Yo no hacía más
que darle vueltas. Era, total, La Casa. Era flor de piso. Los mosaicos fríos. Era
el café. Nos sublevaba por lo que éramos, la baba de lo interno. Hijos de Aaron
Vivíamos en un borde sin forma. Dentro de una excusa sin salida. Me decía en
los días de peor hambre Si me peleas te voy a romper la sicritilla Te vas a
dormir Te vas a comer las amapolas del patio. Y entonces. Asomaba en las
amapolas el desguinde de las granadas. Se ponía con un cordel a pescarlas igual
que si fueran mariposas acuáticas. Verás, decía en voz alta, las tiñosas
jaloneando las tripas de un pollo. Olerás el hedor en la letrina. Y nos contaba
un cuento Tu culito está contento. Se levantaba sobre la higuereta, dios, tan
vidente y papalote, que las cosas terminaban confundiéndose con un programa en
la radio. Las voces.

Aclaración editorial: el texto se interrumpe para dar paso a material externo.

# mfathulkr/MA-CJD-Cooperative-Jamming-Decision-Making-via-MARL

Measured on AMD Instinct MI355X. Metric: env-steps/sec (all GPUs; batch_envs=4096/GPU, 3j/4r), higher is better.
Workload: dtype f64; 1 GPU; 3 jammers / 4 radars, batch_envs=4096 per GPU, GRU hidden=64; mode=train, hidden=64, train_batch_episodes=32, updates_per_graph=20, hip_graphs=True, gemm_tuning=True, replay_capacity_episodes=8192, mixer_dtype=fp32, mixer=one MFMA launch per direction (f32)

## Files before the change

### include/macjd_nets.h

```cpp
#ifndef MACJD_NETS_H
#define MACJD_NETS_H

#include <stdint.h>

#include "macjd.h"

#ifdef __cplusplus
extern "C" {
#endif

typedef struct macjd_qhead_io {
    int64_t n_rows;
    int32_t H, A, n_agents, greedy_only;
    const float* base;  int64_t base_ld;
    const float* P_all; int64_t p_ld;
    const float* W1;    int64_t w1_ld;
    const float* w2;
    const float* b2;
    float* Q;           int64_t q_ld;
    const void* avail;  int32_t avail_elem_size, reserved;
    int64_t av_se, av_sj, av_sa;
    float epsilon;      float reserved2;
    uint64_t seed, counter;
    const float* eps_dev;
// ... 106 lines not shown
typedef struct macjd_wgrad_norm_io {
    int32_t ln_problem, partials_cap;
    const float* W; int64_t w_ld;
    float* dgamma; float* dbeta;
    float* partials;
    float* step;
} macjd_wgrad_norm_io;

int32_t macjd_linear_wgrad_many_norm_partials(const macjd_wgrad_io* ios, int32_t n, int32_t ln_problem);
int macjd_linear_wgrad_many_norm(const macjd_wgrad_io* ios, int32_t n, const macjd_wgrad_norm_io* norm, void* hip_stream);

int macjd_clip_adam_step_reduced(const macjd_adam_io* io, int32_t n_partials, const macjd_sampler_io* next, void* hip_stream);

typedef struct macjd_gather_io {
    int32_t n_tensors, n_rows;
    const int64_t* idx;
    const void* src[8]; void* dst[8]; int64_t row_bytes[8];
    int64_t dst_row_bytes[8];
} macjd_gather_io;

int macjd_gather_rows(const macjd_gather_io* io, void* hip_stream);

typedef struct macjd_prefetch_io {
    macjd_gru_io gru;
    macjd_gather_io gather;
    macjd_sampler_io sampler;
    macjd_tdloss_io mask;
    float* tot_m;
    int32_t no_draw, gather_blocks;
} macjd_prefetch_io;

int macjd_prefetch_batch_supported(int32_t n_nets, int32_t H, int32_t B);
int macjd_prefetch_batch(const macjd_prefetch_io* io, void* hip_stream);

typedef struct macjd_qinput_io {
    int64_t n_rows;
    int32_t H, A;
    const float* h;   int64_t h_ld;
    const void* idx;  int32_t idx_elem_size, reserved;
    const float* P;
    float* out;       int64_t out_ld;
} macjd_qinput_io;

int macjd_qhead_input(const macjd_qinput_io* io, void* hip_stream);

typedef struct macjd_qtaken_io {
    int64_t n_rows;
    int32_t H, A;
    const float* h;   int64_t h_ld;
    const void* idx;  int32_t idx_elem_size, reserved;
    const float* P;
    const float* W1;  int64_t w1_ld;
    const float* b1;  const float* w2;  const float* b2;
    float* x;         int64_t x_ld;
    float* act;       int64_t act_ld;
    float* q;
} macjd_qtaken_io;

int macjd_qhead_taken_supported(int32_t H, int32_t A);
int macjd_qhead_taken(const macjd_qtaken_io* io, void* hip_stream);

typedef struct macjd_layernorm_io {
    int64_t M;
    int32_t S, reserved;
    float eps, reserved2;
    const float* x;  int64_t x_ld;
// ... 238 lines not shown
```

### ma-cjd-cooperative-jamming-decision-making-via-marl_amd/_native.py

```python
from __future__ import annotations

import ctypes
import os
from typing import Optional

_PKG_DIR = os.path.dirname(os.path.abspath(__file__))
LIB_NAME = "libmacjd_hip.so"
LIB_PATH = os.environ.get("MACJD_LIB") or os.path.join(_PKG_DIR, LIB_NAME)

ABI_VERSION = 9
STEP_ARITH_F64 = 1
STEP_LANE_KERNEL = 2
STEP_SLOT_KERNEL = 4

EXPORTS = [
    "macjd_abi_version", "macjd_last_error", "macjd_reload_options", "macjd_device_count",
    "macjd_scenario_create", "macjd_scenario_destroy", "macjd_scenario_dims", "macjd_scenario_is_regular",
    "macjd_env_reset", "macjd_env_step", "macjd_env_step_timed",
    "macjd_qhead_select", "macjd_gru_sequence", "macjd_mixer_tail_forward", "macjd_mixer_tail_backward",
    "macjd_mlp_forward", "macjd_mlp_forward_pair", "macjd_td_loss", "macjd_clip_adam_step", "macjd_clip_adam_step_sample", "macjd_clip_adam_step_ln", "macjd_sample_episodes", "macjd_gather_rows",
    "macjd_linear_wgrad", "macjd_linear_wgrad_workspace_floats", "macjd_linear_wgrad_many", "macjd_qhead_input", "macjd_layernorm_forward", "macjd_layernorm_param_grad", "macjd_gru_gates", "macjd_rowdot", "macjd_splitrelu_backward",
    "macjd_mixer_fused_supported", "macjd_mixer_fused_forward", "macjd_mixer_fused_backward", "macjd_mixer_fused_backward_td", "macjd_td_mask_sum",
    "macjd_agent_episode_supported", "macjd_agent_episode", "macjd_env_step_many", "macjd_env_step_many_timed",
    "macjd_qhead_double_q_supported", "macjd_qhead_double_q", "macjd_qhead_taken_supported", "macjd_qhead_taken",
    "macjd_qheads_pair", "macjd_mixer_fused_forward_pair", "macjd_mixer_fused_train", "macjd_mixer_fused_train_static",
    "macjd_scenario_set_scan", "macjd_env_step_scan", "macjd_env_reset_scan",
    "macjd_env_step_scan_pe", "macjd_env_reset_scan_pe",
    "macjd_agent_env_episode_scan_supported", "macjd_agent_env_episode_scan",
    "macjd_scenario_set_scan_pattern",
    "macjd_gru_sequence_backward_supported", "macjd_gru_sequence_backward",
    "macjd_prefetch_batch_supported", "macjd_prefetch_batch",
    "macjd_actor_gradient_supported", "macjd_actor_gradient",
    "macjd_linear_wgrad_many_norm", "macjd_linear_wgrad_many_norm_partials", "macjd_clip_adam_step_reduced",
]


class NativeLibraryError(RuntimeError):
    pass


class StepIO(ctypes.Structure):
    _fields_ = [
        ("n_envs", ctypes.c_int64), ("env_offset", ctypes.c_int64), ("seed", ctypes.c_uint64),
        ("flags", ctypes.c_uint32), ("reserved", ctypes.c_uint32),
        ("T", ctypes.c_void_p), ("T_se", ctypes.c_int64), ("T_sx", ctypes.c_int64),
        ("P32", ctypes.c_void_p), ("P64", ctypes.c_void_p), ("P_se", ctypes.c_int64), ("P_sx", ctypes.c_int64),
        ("u", ctypes.c_void_p), ("u_se", ctypes.c_int64), ("u_sx", ctypes.c_int64),
        ("episode", ctypes.c_void_p),
        ("track", ctypes.c_void_p), ("k_se", ctypes.c_int64), ("k_sx", ctypes.c_int64),
        ("step", ctypes.c_void_p),
        ("reward", ctypes.c_void_p), ("r_dpj", ctypes.c_void_p), ("terminated", ctypes.c_void_p),
        ("pd", ctypes.c_void_p), ("pd_se", ctypes.c_int64), ("pd_sx", ctypes.c_int64),
        ("snr_with", ctypes.c_void_p), ("sw_se", ctypes.c_int64), ("sw_sx", ctypes.c_int64),
        ("out64", ctypes.c_void_p), ("pd64", ctypes.c_void_p), ("snr64", ctypes.c_void_p),
        ("prj64", ctypes.c_void_p),
        ("pe_tables", ctypes.c_void_p), ("pe_flags", ctypes.c_void_p), ("pe_stride", ctypes.c_int64),
        ("pe_tile", ctypes.c_int32), ("reserved_pe", ctypes.c_int32),
        ("r_dpj_sum", ctypes.c_void_p),
    ]


class ScanDesc(ctypes.Structure):
    _fields_ = [
        ("n_radars", ctypes.c_int32), ("n_jammers", ctypes.c_int32),
        ("half_beam", ctypes.c_void_p), ("sweep", ctypes.c_void_p), ("sweep_mod", ctypes.c_void_p),
        ("full", ctypes.c_void_p), ("az0", ctypes.c_void_p), ("bear_tgt", ctypes.c_void_p), ("bear_jam", ctypes.c_void_p),
# ... 404 lines not shown
    lib.macjd_mixer_fused_forward_pair.restype = ctypes.c_int
    lib.macjd_mixer_fused_forward_pair.argtypes = [ctypes.POINTER(MixerFusedIO), ctypes.POINTER(MixerFusedIO), ctypes.c_void_p]
    lib.macjd_qhead_input.restype = ctypes.c_int
    lib.macjd_qhead_input.argtypes = [ctypes.POINTER(QinputIO), ctypes.c_void_p]
    lib.macjd_layernorm_forward.restype = ctypes.c_int
    lib.macjd_layernorm_forward.argtypes = [ctypes.POINTER(LayerNormIO), ctypes.c_void_p]
    lib.macjd_gru_gates.restype = ctypes.c_int
    lib.macjd_gru_gates.argtypes = [ctypes.POINTER(GruGatesIO), ctypes.c_void_p]
    lib.macjd_splitrelu_backward.restype = ctypes.c_int
    lib.macjd_splitrelu_backward.argtypes = [ctypes.POINTER(SplitReluBwdIO), ctypes.c_void_p]
    lib.macjd_layernorm_param_grad.restype = ctypes.c_int
    lib.macjd_layernorm_param_grad.argtypes = [ctypes.POINTER(LnParamIO), ctypes.c_void_p]
    lib.macjd_rowdot.restype = ctypes.c_int
    lib.macjd_rowdot.argtypes = [ctypes.POINTER(RowdotIO), ctypes.c_void_p]
    lib.macjd_mlp_forward_pair.restype = ctypes.c_int
    lib.macjd_mlp_forward_pair.argtypes = [ctypes.POINTER(MlpIO), ctypes.POINTER(MlpIO), ctypes.c_void_p]
    lib.macjd_mlp_forward.restype = ctypes.c_int
    lib.macjd_mlp_forward.argtypes = [ctypes.POINTER(MlpIO), ctypes.c_void_p]
    lib.macjd_td_loss.restype = ctypes.c_int
    lib.macjd_td_loss.argtypes = [ctypes.POINTER(TdLossIO), ctypes.c_void_p]
    lib.macjd_clip_adam_step.restype = ctypes.c_int
    lib.macjd_clip_adam_step.argtypes = [ctypes.POINTER(AdamIO), ctypes.c_void_p]
    lib.macjd_clip_adam_step_sample.restype = ctypes.c_int
    lib.macjd_clip_adam_step_sample.argtypes = [ctypes.POINTER(AdamIO), ctypes.POINTER(SamplerIO), ctypes.c_void_p]
    lib.macjd_clip_adam_step_ln.restype = ctypes.c_int
    lib.macjd_clip_adam_step_ln.argtypes = [ctypes.POINTER(AdamIO), ctypes.POINTER(SamplerIO), ctypes.POINTER(LnParamIO),
                                            ctypes.c_int64, ctypes.c_int64, ctypes.c_void_p]
    lib.macjd_sample_episodes.restype = ctypes.c_int
    lib.macjd_sample_episodes.argtypes = [ctypes.POINTER(SamplerIO), ctypes.c_void_p]
    lib.macjd_prefetch_batch_supported.restype = ctypes.c_int
    lib.macjd_prefetch_batch_supported.argtypes = [ctypes.c_int32] * 3
    lib.macjd_prefetch_batch.restype = ctypes.c_int
    lib.macjd_prefetch_batch.argtypes = [ctypes.POINTER(PrefetchIO), ctypes.c_void_p]
    lib.macjd_gather_rows.restype = ctypes.c_int
    lib.macjd_gather_rows.argtypes = [ctypes.POINTER(GatherIO), ctypes.c_void_p]
    lib.macjd_linear_wgrad.restype = ctypes.c_int
    lib.macjd_linear_wgrad.argtypes = [ctypes.POINTER(WgradIO), ctypes.c_void_p]
    lib.macjd_linear_wgrad_many_norm.restype = ctypes.c_int
    lib.macjd_linear_wgrad_many_norm.argtypes = [ctypes.POINTER(WgradIO), ctypes.c_int32, ctypes.POINTER(WgradNormIO), ctypes.c_void_p]
    lib.macjd_linear_wgrad_many_norm_partials.restype = ctypes.c_int32
    lib.macjd_linear_wgrad_many_norm_partials.argtypes = [ctypes.POINTER(WgradIO), ctypes.c_int32, ctypes.c_int32]
    lib.macjd_clip_adam_step_reduced.restype = ctypes.c_int
    lib.macjd_clip_adam_step_reduced.argtypes = [ctypes.POINTER(AdamIO), ctypes.c_int32, ctypes.POINTER(SamplerIO), ctypes.c_void_p]
    lib.macjd_linear_wgrad_many.restype = ctypes.c_int
    lib.macjd_linear_wgrad_many.argtypes = [ctypes.POINTER(WgradIO), ctypes.c_int32, ctypes.c_void_p]
    lib.macjd_linear_wgrad_workspace_floats.restype = ctypes.c_int64
    lib.macjd_linear_wgrad_workspace_floats.argtypes = [ctypes.c_int64, ctypes.c_int32, ctypes.c_int32]
    if lib.macjd_abi_version() != ABI_VERSION:
        raise NativeLibraryError(f"{LIB_NAME}: ABI version {lib.macjd_abi_version()} != expected {ABI_VERSION}")
    _lib = lib
    return lib


def reload_options() -> None:
    load().macjd_reload_options()


def check(rc: int, what: str) -> None:
    if rc != 0:
        msg = load().macjd_last_error()
        raise NativeLibraryError(f"{what} failed ({rc}): {msg.decode() if msg else ''}")


class ScenarioHandle:

    def __init__(self, scenario):
# ... 31 lines not shown
```

### ma-cjd-cooperative-jamming-decision-making-via-marl_amd/core/qmix.py

```python
from __future__ import annotations

import copy
import os

import numpy as np
import torch
import torch.nn.functional as F
import torch.optim as optim

from .. import hipgraph, ops, options
from .networks import QMixer


def _to(x, dtype, device):
    if isinstance(x, torch.Tensor):
        return x.to(device=device, dtype=dtype)
    return torch.as_tensor(np.asarray(x), device=device).to(dtype)
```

Los temas de Pacho Alonso. El ciclón del 27. Y cuando invadía
el día de pan fresco, imaginábamos el huevo frito, el agua de azúcar tintineando.
El regocijo era tal que arrastraba medio mundo, toda síncope, hasta la orilla
de la mesa y la punta de su nariz sudada. Le salía como un chisguete (zinc) de
bordado placer el movimiento. Aparecían luego desenvainados los temores, nosotros, diminutos. Volaban las moscas, culpables y no, no lejos de su mirada. De cuerpo
entero. Allí parada. Comíamos enmudecidos. Y la miraba. No. No dejaba nunca de
mirarla.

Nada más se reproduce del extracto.